Government accountants' idea was to make it cheaper for competitors to enter local markets. And the bargain-basement way to do that was to let new competitors piggyback on an existing network, at a price below what it had cost to build it. The regulators had been directed to deliver competition, and presto, creative accounting let them show a quick profit on their political books.

The scheme worked in long-distance markets in the 1970s and '80s, and it worked in local markets for five years or so after the enactment of the 1996 Telecom Act. In the end, it worked too well. The incumbents lost heavily, as they leased out more of their networks at tomorrow's theoretical prices, rather than at yesterday's actual costs. Local markets were crowded with new entrants who hadn't built much, if anything, in the way of new facilities, but who were vying to deliver more local traffic, and high-speed data traffic, to long-distance networks.

The craftiest of the new entrants even found ways to get the incumbent carriers to pay them, under an obscure but lucrative set of "reciprocal compensation" tariffs. They so perfectly matched their services to the accounting rules that they could generate revenues by placing phone calls to themselves.

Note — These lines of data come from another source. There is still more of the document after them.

uzliti_slam_amd/csrc/pgo_handle.hpp:

```cpp
#pragma once
#include "uzl_common.hpp"
#include "pgo_types.hpp"
#include "pgo_schur.hpp"
#include "pgo_ml_plan.hpp"
#include "pgo_lm.hpp"

#include <algorithm>
#include <chrono>
#include <cstdlib>
#include <cmath>
#include <functional>
#include <limits>
#include <new>
#include <numeric>

namespace uzl {
void k_prepare_nodes(const uzl_node* nodes, int n, int xy, double* pose, hipStream_t s);
void k_prepare_flat_nodes(const double* poses12, int n, double* pose, hipStream_t s);
void k_prepare_edges(const uzl_edge* edges, const int32_t* src, int e, const double* sensors, int ns, int xy, int odom_params,
                     double* zinv, double* info, hipStream_t s);
void k_prepare_flat_edges(const double* meas12, const double* info36, int e, double* zinv, double* info, hipStream_t s);
int k_chi2(const PgoDev& D, const double* pose, double delta, hipStream_t s);
int k_chi2_trial(const PgoDev& D, const double* pose, double delta, hipStream_t s);
hipError_t k_hessian(const PgoDev& D, const double* pose, double delta, int* g_edges, int* g_rows, hipStream_t s, bool with_chi2 = true, hipEvent_t ev_a = nullptr,
// ... 3 lines not shown
void k_precond(const PgoDev& D, hipStream_t s);
void k_publish(const PgoDev& D, PgoHostScal* out_dev, uint32_t seq, hipStream_t s);
void k_set_scalar(double* dst, double v, hipStream_t s);
void k_set_scalar2(double* dst_a, double va, double* dst_b, double vb, hipStream_t s);
void k_residual_guard(const PgoDev& D, hipStream_t s);
void k_pcg_progress(const PgoDev& D, hipStream_t s);
void k_set_trial(double* scal, double lambda, double tol_f2, double eps_t, double eps_r, hipStream_t s);
int k_pcg_init(const PgoDev& D, double* p0, double* p1, hipStream_t s);
int k_pcg_spmv(const PgoDev& D, const double* p_old, double* p_new, int n_part, double tol2, hipStream_t s);
int k_pcg_update(const PgoDev& D, const double* p, int n_part, hipStream_t s);
int g_pcg_spmv(int nb);
int g_pcg_update(int nb);
int k_oplus(const PgoDev& D, const double* pose_in, double* pose_out, hipStream_t s);
int g_edges_for(int e);
void k_slot_records(const double* zinv, const double* info, int e, const int32_t* slot_edge, int nslots, double* srec, hipStream_t s);
int g_oplus_for(int n);
void k_edge_error(const PgoDev& D, const double* pose, double* err, hipStream_t s);
void k_poses_out(const double* pose, int n, double* out12, hipStream_t s);
void k_schur_gather(const PgoDev& D, const SchurDev& S, hipStream_t s);
void k_lm_head(const LmSlot* slots, int nslots, int pass_flags, hipStream_t s);
void k_lm_tail(const LmSlot* slots, int nslots, hipStream_t s);
hipError_t kl_linearize(const LmSlot* sl, int nslots, int g_edges, int g_asm, hipStream_t s);
void kl_eval(const LmSlot* sl, int nslots, int g_edges, int g_oplus, hipStream_t s);
void kl_schur_reduce(const LmSlot* sl, const LmShape& sh, hipStream_t s);
void kl_schur_backsub(const LmSlot* sl, const LmShape& sh, hipStream_t s);
void kl_schur_reduce(const HostSlot& hs, const LmShape& sh, hipStream_t s, KernelTimer* timer);
void kl_schur_backsub(const HostSlot& hs, const LmShape& sh, hipStream_t s, KernelTimer* timer);
void kl_ml_numeric(const LmSlot* sl, const LmShape& sh, int which, hipStream_t s);
void kl_ml_trial(const LmSlot* sl, const LmShape& sh, int which, int ns_steps, hipStream_t s);
void kl_ml_numeric(const HostSlot& hs, const LmShape& sh, hipStream_t s, KernelTimer* timer, const std::function<void()>& level1_done);
void kl_ml_trial(const HostSlot& hs, const LmShape& sh, int ns_steps, hipStream_t s, KernelTimer* timer);
void ml_cg_variant(const MlHot& ml, int agg, size_t lds_full, int32_t* variant, int32_t* comp_u, uint64_t* lds);
hipError_t kl_ml_init(const LmSlot* sl, const LmSlot* by_value, const LmShape& sh, int ix, hipStream_t s);
hipError_t kl_ml_pcg_its(const LmSlot* sl, const LmSlot* by_value, const LmShape& sh, int ix, double tol2, int first, int n, hipStream_t s, hipEvent_t* ev = nullptr);
void kl_ml_pcg_init(const HostSlot& hs, const LmShape& sh, hipStream_t s);
void kl_ml_spmv(const HostSlot& hs, const LmShape& sh, int parity, hipStream_t s, hipEvent_t ev_a = nullptr, hipEvent_t ev_b = nullptr);
hipError_t kl_ml_cg(const HostSlot& hs, const LmShape& sh, int parity, int init, hipStream_t s, hipEvent_t ev_a = nullptr, hipEvent_t ev_b = nullptr);
}



namespace uzl { struct LmRun; }
using namespace uzl;

struct SysBufs {
    DevBuf<int32_t> row_ptr, col, rowhdr, b2v;
    DevBuf<double> blk, hdiag, minv, x, xs, r, z, p, p2, ap;
    std::vector<int32_t> upload(int nb, const std::vector<int32_t>& h_row_ptr, const std::vector<int32_t>& h_col, const std::vector<int32_t>& h_b2v, hipStream_t s)
    {
        const int nslots = h_row_ptr[nb];
        const size_t nbz = std::max(nb, 1), nsz = std::max(nslots, 1);
        b2v.reserve(nbz); row_ptr.reserve(nbz + 1); col.reserve(nsz); rowhdr.reserve(nbz * kRowHdr);
        blk.reserve(nsz * 36);
        hdiag.reserve(nbz * 42); minv.reserve(nbz * 36);
        x.reserve(nbz * 6); xs.reserve(nbz * 6); r.reserve(nbz * 6); z.reserve(nbz * 6); p.reserve(nbz * 6); p2.reserve(nbz * 6);
        ap.reserve(nbz * 12 + kMaxPartials);
        std::vector<int32_t> hdr(nbz * kRowHdr, -1);
        for (int a = 0; a < nb; a++) {
            hdr[(size_t)a * kRowHdr] = h_row_ptr[a]; hdr[(size_t)a * kRowHdr + 1] = h_row_ptr[a + 1];
            for (int k = 0; k < 20 && h_row_ptr[a] + k < h_row_ptr[a + 1]; k++) hdr[(size_t)a * kRowHdr + 2 + k] = h_col[h_row_ptr[a] + k];
        }
        if (nb > 0) UZL_HIP(hipMemcpyAsync(b2v.p, h_b2v.data(), sizeof(int32_t) * nb, hipMemcpyHostToDevice, s));
        UZL_HIP(hipMemcpyAsync(row_ptr.p, h_row_ptr.data(), sizeof(int32_t) * (nb + 1), hipMemcpyHostToDevice, s));
        if (nslots > 0) UZL_HIP(hipMemcpyAsync(col.p, h_col.data(), sizeof(int32_t) * nslots, hipMemcpyHostToDevice, s));
        UZL_HIP(hipMemcpyAsync(rowhdr.p, hdr.data(), sizeof(int32_t) * hdr.size(), hipMemcpyHostToDevice, s));
        return hdr;
    }
// ... 139 lines not shown
```

uzliti_slam_amd/csrc/pgo_lm.hpp:

```cpp
#pragma once
#include <cmath>
#include <hip/hip_runtime.h>

#include "pgo_types.hpp"

namespace uzl {

#define UZL_HD __host__ __device__ __forceinline__

constexpr double kResidualGuard = 0.25;
constexpr double kRateDrop = 0.6;
constexpr double kTolFloor2 = 1e-4;
constexpr double kStepT = 1.0, kStepR = 0.1;

UZL_HD double lm_cube(double t)
{
#pragma clang fp contract(off)
    const double p = t * t, pe = fma(t, t, -p);
    const double q = p * t, qe = fma(p, t, -q);
    return q + (qe + pe * t);
}

UZL_HD double lm_log(double x)
{
// ... 1 lines not shown
    if (!(x < 1e300)) return 690.77552789821368;
    if (!(x > 1e-300)) return -690.77552789821368;
    int e = 0;
    double m = x;
    while (m >= 1.4142135623730951) { m *= 0.5; e++; }
    while (m < 0.70710678118654757) { m *= 2.0; e--; }
    const double s = (m - 1.) / (m + 1.), s2 = s * s;
    double term = s, sum = 0.;
    for (int k = 1; k < 60; k += 2) {
        sum += term / k;
        term *= s2;
        if (term < 1e-20 && term > -1e-20) break;
    }
    return 2. * sum + e * 0.69314718055994529;
}

UZL_HD double lm_pcg_rate(double rz_stop, double rz_end, int its, double tol2, double tol_f2)
{
#pragma clang fp contract(off)
    const double rz0 = rz_stop / (tol2 * tol_f2);
    return (its >= 16 && rz0 > 0. && rz_end > 0. && rz_end < rz0) ? lm_log(rz0 / rz_end) / its : -1.;
}

UZL_HD bool lm_refresh(int it, int iterations, bool may_run_last, double last_rel, double refresh_rel, double rate_ref, double rate_last,
                       double rate_drop = kRateDrop)
{
#pragma clang fp contract(off)
    return it == 0 || ((last_rel > refresh_rel || (rate_ref > 0. && rate_last > 0. && rate_last < rate_drop * rate_ref)) &&
                       (may_run_last || it + 1 < iterations));
}

UZL_HD int lm_pass_ix(int phase, int ix, int pending) { return (phase == kLmLin && pending) ? (ix ^ 1) : ix; }

struct LmStep { double rho; bool accepted; double last_rel; };
UZL_HD LmStep lm_step(double current_chi, double temp_chi, double scale_sum, double& lambda, double& ni)
{
#pragma clang fp contract(off)
    LmStep r;
    const double scale = scale_sum + 1e-3;
    r.rho = (current_chi - temp_chi) / scale;
    r.accepted = r.rho > 0 && std::isfinite(temp_chi);
    r.last_rel = 0.;
    if (r.accepted) {
        double alpha = 1. - lm_cube(2 * r.rho - 1);
        alpha = alpha < 2. / 3. ? alpha : 2. / 3.;
        const double scaleFactor = (1. / 3. > alpha) ? 1. / 3. : alpha;
        lambda *= scaleFactor;
        ni = 2.;
        const double at = temp_chi < 0 ? -temp_chi : temp_chi, d = current_chi - temp_chi;
        r.last_rel = (d < 0 ? -d : d) / (at > 1e-300 ? at : 1e-300);
    } else {
        lambda *= ni;
        ni *= 2.;
    }
    return r;
}

}
```

uzliti_slam_amd/csrc/pgo_ml_kernels.hip:

```cpp
#include <hip/hip_ext.h>
#include <functional>
#include <mutex>
#include <type_traits>

#include "pgo_device.hpp"
#include "uzl_common.hpp"

namespace uzl {

#ifdef UZL_STAMPS
__device__ unsigned long long g_stamps[64];
#define STAMP_DECL unsigned long long st_prev_ = __builtin_amdgcn_s_memrealtime(); int st_i_ = 0;
#define STAMP(base) do { if (blockIdx.x == 0 && threadIdx.x == 0) { unsigned long long n_ = __builtin_amdgcn_s_memrealtime(); \
        atomicAdd(&g_stamps[(base) + st_i_], n_ - st_prev_); st_prev_ = n_; } st_i_++; } while (0)
#else
#define STAMP_DECL
#define STAMP(base) do { } while (0)
#endif

struct P3 { double X[9], Y[9], Z[9]; };

__device__ __forceinline__ void mat3(const double* A, const double* B, double* C)
{
#pragma unroll
// ... 2399 lines not shown
    A.flags = D.flags; A.scal = D.scal; A.part_a = D.part_a; A.part_b = D.part_b; A.part_c = D.part_c;
    A.rowhdr = D.rowhdr; A.hdiag = D.hdiag; A.z = D.z; A.blk = D.blk; A.pbuf[0] = S.pbuf[0]; A.pbuf[1] = S.pbuf[1];
    A.r = D.r; A.x = D.x; A.xs = D.xs; A.ap = D.ap;
    A.geo0 = at(H.geo0); A.Winv0 = at(H.Winv[0]); A.Cmat32 = at(H.Cmat32); A.rg[0] = at(S.rg[0][0]); A.rg[1] = at(S.rg[0][1]);
    A.Sg = H.Sg; A.lm = lm; A.col = D.col; A.b = D.b; A.tol2 = tol2;
    A.nb = D.nb; A.n1 = H.n[1]; A.c32_stride = H.c32_stride; A.diag_owner = D.diag_owner;
    A.g_rows = S.g_rows; A.g_spmv = S.g_spmv; A.ix = ix;
    return A;
}
static void pcg_init(const PcgArgs& A, hipStream_t s) { hipLaunchKernelGGL(ml_init_pcg_kernel, dim3(A.g_rows), dim3(kCgBlk), 0, s, A); }
static void pcg_spmv(const PcgArgs& A, int parity, hipStream_t s, hipEvent_t ev_a = nullptr, hipEvent_t ev_b = nullptr)
{
    launch(ml_spmv_pcg_kernel, dim3(A.g_spmv), dim3(512), 0, s, ev_a, ev_b, A, parity);
}
static void pcg_cg(const PcgArgs& A, int comp_u, int parity, int init, hipStream_t s, hipEvent_t ev_a = nullptr, hipEvent_t ev_b = nullptr)
{
    auto pick = [&](auto k5, auto k8, auto k12, auto k16) { return comp_u <= 5 ? k5 : comp_u <= 8 ? k8 : comp_u <= 12 ? k12 : k16; };
    auto kernel = init ? pick(ml_cg_comp_pcg_kernel<5, true>, ml_cg_comp_pcg_kernel<8, true>, ml_cg_comp_pcg_kernel<12, true>, ml_cg_comp_pcg_kernel<16, true>)
                       : pick(ml_cg_comp_pcg_kernel<5, false>, ml_cg_comp_pcg_kernel<8, false>, ml_cg_comp_pcg_kernel<12, false>, ml_cg_comp_pcg_kernel<16, false>);
    launch(kernel, dim3(A.g_rows), dim3(kCgBlk), 0, s, ev_a, ev_b, A, parity);
}

hipError_t kl_ml_init(const LmSlot* sl, const LmSlot* by_value, const LmShape& sh, int ix, hipStream_t s)
{
    if (by_value && pcg_args_shape(sh)) {
        const PcgArgs A = make_pcg_args(*by_value, by_value->lm, ix, 0.);
        pcg_init(A, s); pcg_cg(A, sh.comp_u, 0, 1, s);
        return hipSuccess;
    }
    if (by_value && sh.nslots == 1) { kl_ml_init_t<LmSlot>(*by_value, sh, s); return kl_ml_cg_t<LmSlot>(*by_value, sh, 0, 1, s); }
    kl_ml_init_t<const LmSlot*>(sl, sh, s);
    return kl_ml_cg_t<const LmSlot*>(sl, sh, 0, 1, s);
}
hipError_t kl_ml_pcg_its(const LmSlot* sl, const LmSlot* by_value, const LmShape& sh, int ix, double tol2, int first, int n, hipStream_t s, hipEvent_t* ev)
{
    const bool one = by_value && sh.nslots == 1 && !ev;
    const bool args = one && pcg_args_shape(sh);
    const PcgArgs A = args ? make_pcg_args(*by_value, by_value->lm, ix, tol2) : PcgArgs{};
    for (int q = 0; q < n; q++) {
        const int par = (first + q) & 1;
        hipError_t e;
        if (args) { pcg_spmv(A, par, s); pcg_cg(A, sh.comp_u, par, 0, s); e = hipSuccess; }
        else if (ev) { kl_ml_spmv_t<const LmSlot*>(sl, sh, par, s, ev[4 * q], ev[4 * q + 1]); e = kl_ml_cg_t<const LmSlot*>(sl, sh, par, 0, s, ev[4 * q + 2], ev[4 * q + 3]); }
        else if (one) { kl_ml_spmv_t<LmSlot>(*by_value, sh, par, s); e = kl_ml_cg_t<LmSlot>(*by_value, sh, par, 0, s); }
        else { kl_ml_spmv_t<const LmSlot*>(sl, sh, par, s); e = kl_ml_cg_t<const LmSlot*>(sl, sh, par, 0, s); }
        if (e != hipSuccess) return e;
    }
    return hipSuccess;
}
void kl_ml_pcg_init(const HostSlot& hs, const LmShape& sh, hipStream_t s)
{
    if (pcg_args_shape(sh)) pcg_init(make_pcg_args(hs.S, nullptr, hs.ix, hs.tol2), s);
    else kl_ml_init_t<HostSlot>(hs, sh, s);
}
void kl_ml_spmv(const HostSlot& hs, const LmShape& sh, int parity, hipStream_t s, hipEvent_t ev_a, hipEvent_t ev_b)
{
    if (pcg_args_shape(sh)) pcg_spmv(make_pcg_args(hs.S, nullptr, hs.ix, hs.tol2), parity, s, ev_a, ev_b);
    else kl_ml_spmv_t<HostSlot>(hs, sh, parity, s, ev_a, ev_b);
}
hipError_t kl_ml_cg(const HostSlot& hs, const LmShape& sh, int parity, int init, hipStream_t s, hipEvent_t ev_a, hipEvent_t ev_b)
{
    if (pcg_args_shape(sh)) { pcg_cg(make_pcg_args(hs.S, nullptr, hs.ix, hs.tol2), sh.comp_u, parity, init, s, ev_a, ev_b); return hipSuccess; }
    return kl_ml_cg_t<HostSlot>(hs, sh, parity, init, s, ev_a, ev_b);
}

}

#ifdef UZL_STAMPS
extern "C" UZL_DIAG_EXPORT int uzl_debug_read_stamps(unsigned long long* out, int reset)
{
    if (hipMemcpyFromSymbol(out, HIP_SYMBOL(uzl::g_stamps), sizeof(unsigned long long) * 64) != hipSuccess) return -3;
    if (reset) { unsigned long long z[64] = {0}; if (hipMemcpyToSymbol(HIP_SYMBOL(uzl::g_stamps), z, sizeof(z)) != hipSuccess) return -3; }
    return 0;
}
#endif
// ... 53 lines not shown
```

uzliti_slam_amd/csrc/pgo_types.hpp:

```cpp
#pragma once
#include <cstdint>
#include "../../include/uzl_mi355x.h"

namespace uzl {
constexpr size_t kMlLdsLimit = (size_t)140 * 1024;
__host__ __device__ inline size_t ml_comp4_lds(int n2) { return (size_t)6 * (size_t)n2 * 8 + 64; }


constexpr int kMaxPartials = 8192;
constexpr int kProgressEvery = 2;
constexpr int kRowHdr = 24;

struct PgoDev {
    int32_t n, nb, e, nslots;
    int32_t e_begin, e_end;
    int32_t diag_owner;
    int32_t sibling0;
    double* pose;
    double* pose_trial;
    const int32_t* v2b;
    const int32_t* b2v;
    const int32_t* ei;
    const int32_t* ej;
    const double* zinv;
// ... 92 lines not shown
constexpr int kBatchMax = 256;
constexpr int kBatchLaneMin = 12;

constexpr int kSchurElim = 78;
constexpr int kSchurRunOut = 120;

struct SchurDev {
    int32_t n_runs, n_int, nbr, nslots_r;
    const int32_t* run_ptr;
    const int32_t* run_rows;
    const int32_t* slotP;
    const int32_t* slotN;
    const int32_t* endL;
    const int32_t* endR;
    const int32_t* sep_rows;
    const int32_t* rsrc;
    const int32_t* inc_ptr;
    const int32_t* inc;
    double* runblk;
    double* elim;
    double* runout;
};
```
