## Restructure MLP gate/up mix exchange so one wave per row handles both halves

Changes the z-column shared layout to residue-major so each thread loads its z values as float4 vectors. It also changes the inbox layout so each owner row's gate and up halves are contiguous, and has one wave poll and load its own row directly from global memory. The old path did a block-wide poll, a scatter into shared memory and two barriers. The gate and up Hadamard transforms now run in the same wave (8 values per lane), which removes the LDS exchange and a workgroup barrier. In exchange, half the waves sit idle in this phase, the per-wave register count rises, and the producer and consumer inbox layouts must stay in sync.

```diff
diff --git a/quip_for_all_amd/csrc/decode_block.hip b/quip_for_all_amd/csrc/decode_block.hip
--- a/quip_for_all_amd/csrc/decode_block.hip
+++ b/quip_for_all_amd/csrc/decode_block.hip
@@ -1316,7 +1316,7 @@
         const int m = G8 ? (tid >= FK ? 1 : 0) : tid / 48, k = G8 ? tid - FK * m : tid - 48 * m;
         const int* s3 = accs + (B::AGU + tid) * 4;
         const float f = __builtin_fmaf((float)s3[0], 65536.f, __builtin_fmaf((float)s3[1], 256.f, (float)s3[2]));
-        zcol[m * B::KP16 + k] = (float)(f16)(f * unscale_of(shs[0], kUnsc));
+        zcol[m * B::KP16 + (k & 3) * (B::KP16 / 4) + (k >> 2)] = (float)(f16)(f * unscale_of(shs[0], kUnsc));
       }
       had::wg_barrier<true>();
       zero_acc(B::AGU, 16 * NGU);
@@ -1324,25 +1324,29 @@
       const uint32_t tag1 = ebase | hop;
       {
         const int o = tid >> 2, part = tid & 3;
-        const int m = o >> 6, kq = o & 63;
+        const int m = o & 1, kq = o >> 1;
         const bool live = kq < FK;
         const f16* hs = reinterpret_cast<const f16*>(smem + B::kHad) + mgu * B::KKP + (live ? kq : 0) * FK;
-        const float* zz = zcol + m * B::KP16;
+        constexpr int K4 = (FK + 3) / 4, KQ = B::KP16 / 4;
+        static_assert(B::kZcol % 16 == 0 && KQ % 4 == 0 && K4 <= KQ, "a residue's z values: whole 16-byte pieces");
+        float zz[KQ];
+#pragma unroll
+        for (int i = 0; i < (K4 + 3) / 4; ++i) {
+          const float4 z4 = *reinterpret_cast<const float4*>(zcol + m * B::KP16 + part * KQ + 4 * i);
+          zz[4 * i] = z4.x; zz[4 * i + 1] = z4.y; zz[4 * i + 2] = z4.z; zz[4 * i + 3] = z4.w;
+        }
         float t = 0.f;
 #pragma unroll
-        for (int k4 = 0; k4 < (FK + 3) / 4; ++k4) {
+        for (int k4 = 0; k4 < K4; ++k4) {
           const int k = 4 * k4 + part;
-          if (k < FK) t = __builtin_fmaf((float)hs[k], zz[k], t);
+          if (k < FK) t = __builtin_fmaf((float)hs[k], zz[k4], t);
         }
         t += __shfl_xor(t, 1, 64);
         t += __shfl_xor(t, 2, 64);
         t *= kMixScale;
         const float tn = __shfl_down(t, 4, 64);
-        if (live && part == 0 && (kq & 1) == 0) {
-          uint64_t* dst = inbox + (((size_t)(kq / RPO) * FL + (2 * (w & 127) + m)) * (2 * RPO) + mgu * RPO + (kq % RPO));
-          if (kq + 1 < FK) esync::st_granule2(dst, as_u32(t), as_u32(tn), tag1);
-          else esync::st_granule(dst, as_u32(t), tag1);
-        }
+        if (live && part == 0 && m == 0)
+          esync::st_granule2(inbox + (((size_t)kq * 2 + mgu) * FL + 2 * (w & 127)), as_u32(t), as_u32(tn), tag1);
       }
       ++hop;
       const uint32_t tag2 = ebase | hop;
@@ -1357,81 +1361,66 @@
       }
 #endif
       if (w < NRO) {
-        {
-          constexpr int NPC = FL * RPO / kThreads;
-          u32x4_t pc[NPC];
-          uint32_t spins = 0;
-          for (;;) {
-#pragma unroll
-            for (int jj = 0; jj < NPC; ++jj) esync::ld16(pc[jj], inbox + ((size_t)w * FL * 2 * RPO + 2 * (tid + kThreads * jj)));
-            esync::drain();
-            bool ok = true;
-#pragma unroll
-            for (int jj = 0; jj < NPC; ++jj) {
-              esync::own(pc[jj]);
-              const int kl = 2 * ((tid + kThreads * jj) % (RPO / 2));
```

Lo and behold, prices dropped and traffic volume rose fast. Internet Service Providers (ISPs) contracted with intermediate players like broadband providers Covad and Northpoint, who contracted in turn with backbone Internet carriers like WorldCom. Long-distance carriers deployed vast amounts of new fiber to carry the new traffic, as well as all the additional traffic that was bound to come.

It couldn't last, and it didn't. By making entry artificially cheap for everyone else, regulators attracted hordes of naive, spendthrift competitors, which made competition unprofitable for all. Before long, many of the new ISPs stopped paying their bills. They knew all the regulatory accounting angles, it turned out, but they didn't know how to build a network or provide service to a paying customer.

When some ISPs folded, it ruined Covad and Northpoint, one tier up in the food chain. That, in turn, cut into the revenues of companies at the top of the pyramid, like WorldCom, just when those carriers were facing a massive glut of competitive long-distance capacity. Companies like Global Crossing had figured -- incorrectly, this time -- that they could do to WorldCom what MCI had done two decades earlier to AT&T.

Now the litigators are taking charge. Most of the bankrupt competitors have only one asset left: a lawsuit against the incumbent carriers, whom they now blame for sabotaging the entire regulatory scheme. Disappointed investors file class actions against the bankrupt competitors. A federal appellate court recently ruled that the customers of failing competitors may also sue the incumbent carriers directly, so all the tangled details of yesterday-and-tomorrow accounting rules are now fodder for treble-damage class actions too. The rules are stupefyingly opaque, however, which may perhaps explain why the Supreme Court declined to try to rewrite them earlier this year. The whole mess will take years to untangle.

Conjuring Competition

WorldCom had more in common with Enron than Arthur Andersen. In telecom markets, as in electricity markets, regulators concluded they could conjure competition out of thin air by taking control of a sprawling network of wires, switches, and nodes, and setting up schemes to determine who would pay how much to move freight over it. But public networks are huge, long-lived capital assets, and their underlying economics are very complicated. Set interconnection prices too high, and nobody interconnects at all. Set them too low, and you get so much interconnection it proves ruinous all around.

There will be sonorous speeches in Washington for months to come, informing us that more regulation is needed to prevent another WorldCom. But we might have been spared the WorldCom debacle, and many smaller ones like it, if the authorities had been more willing to let market forces control the evolution of competition, and less eager to enlist creative accountants to speed the process along.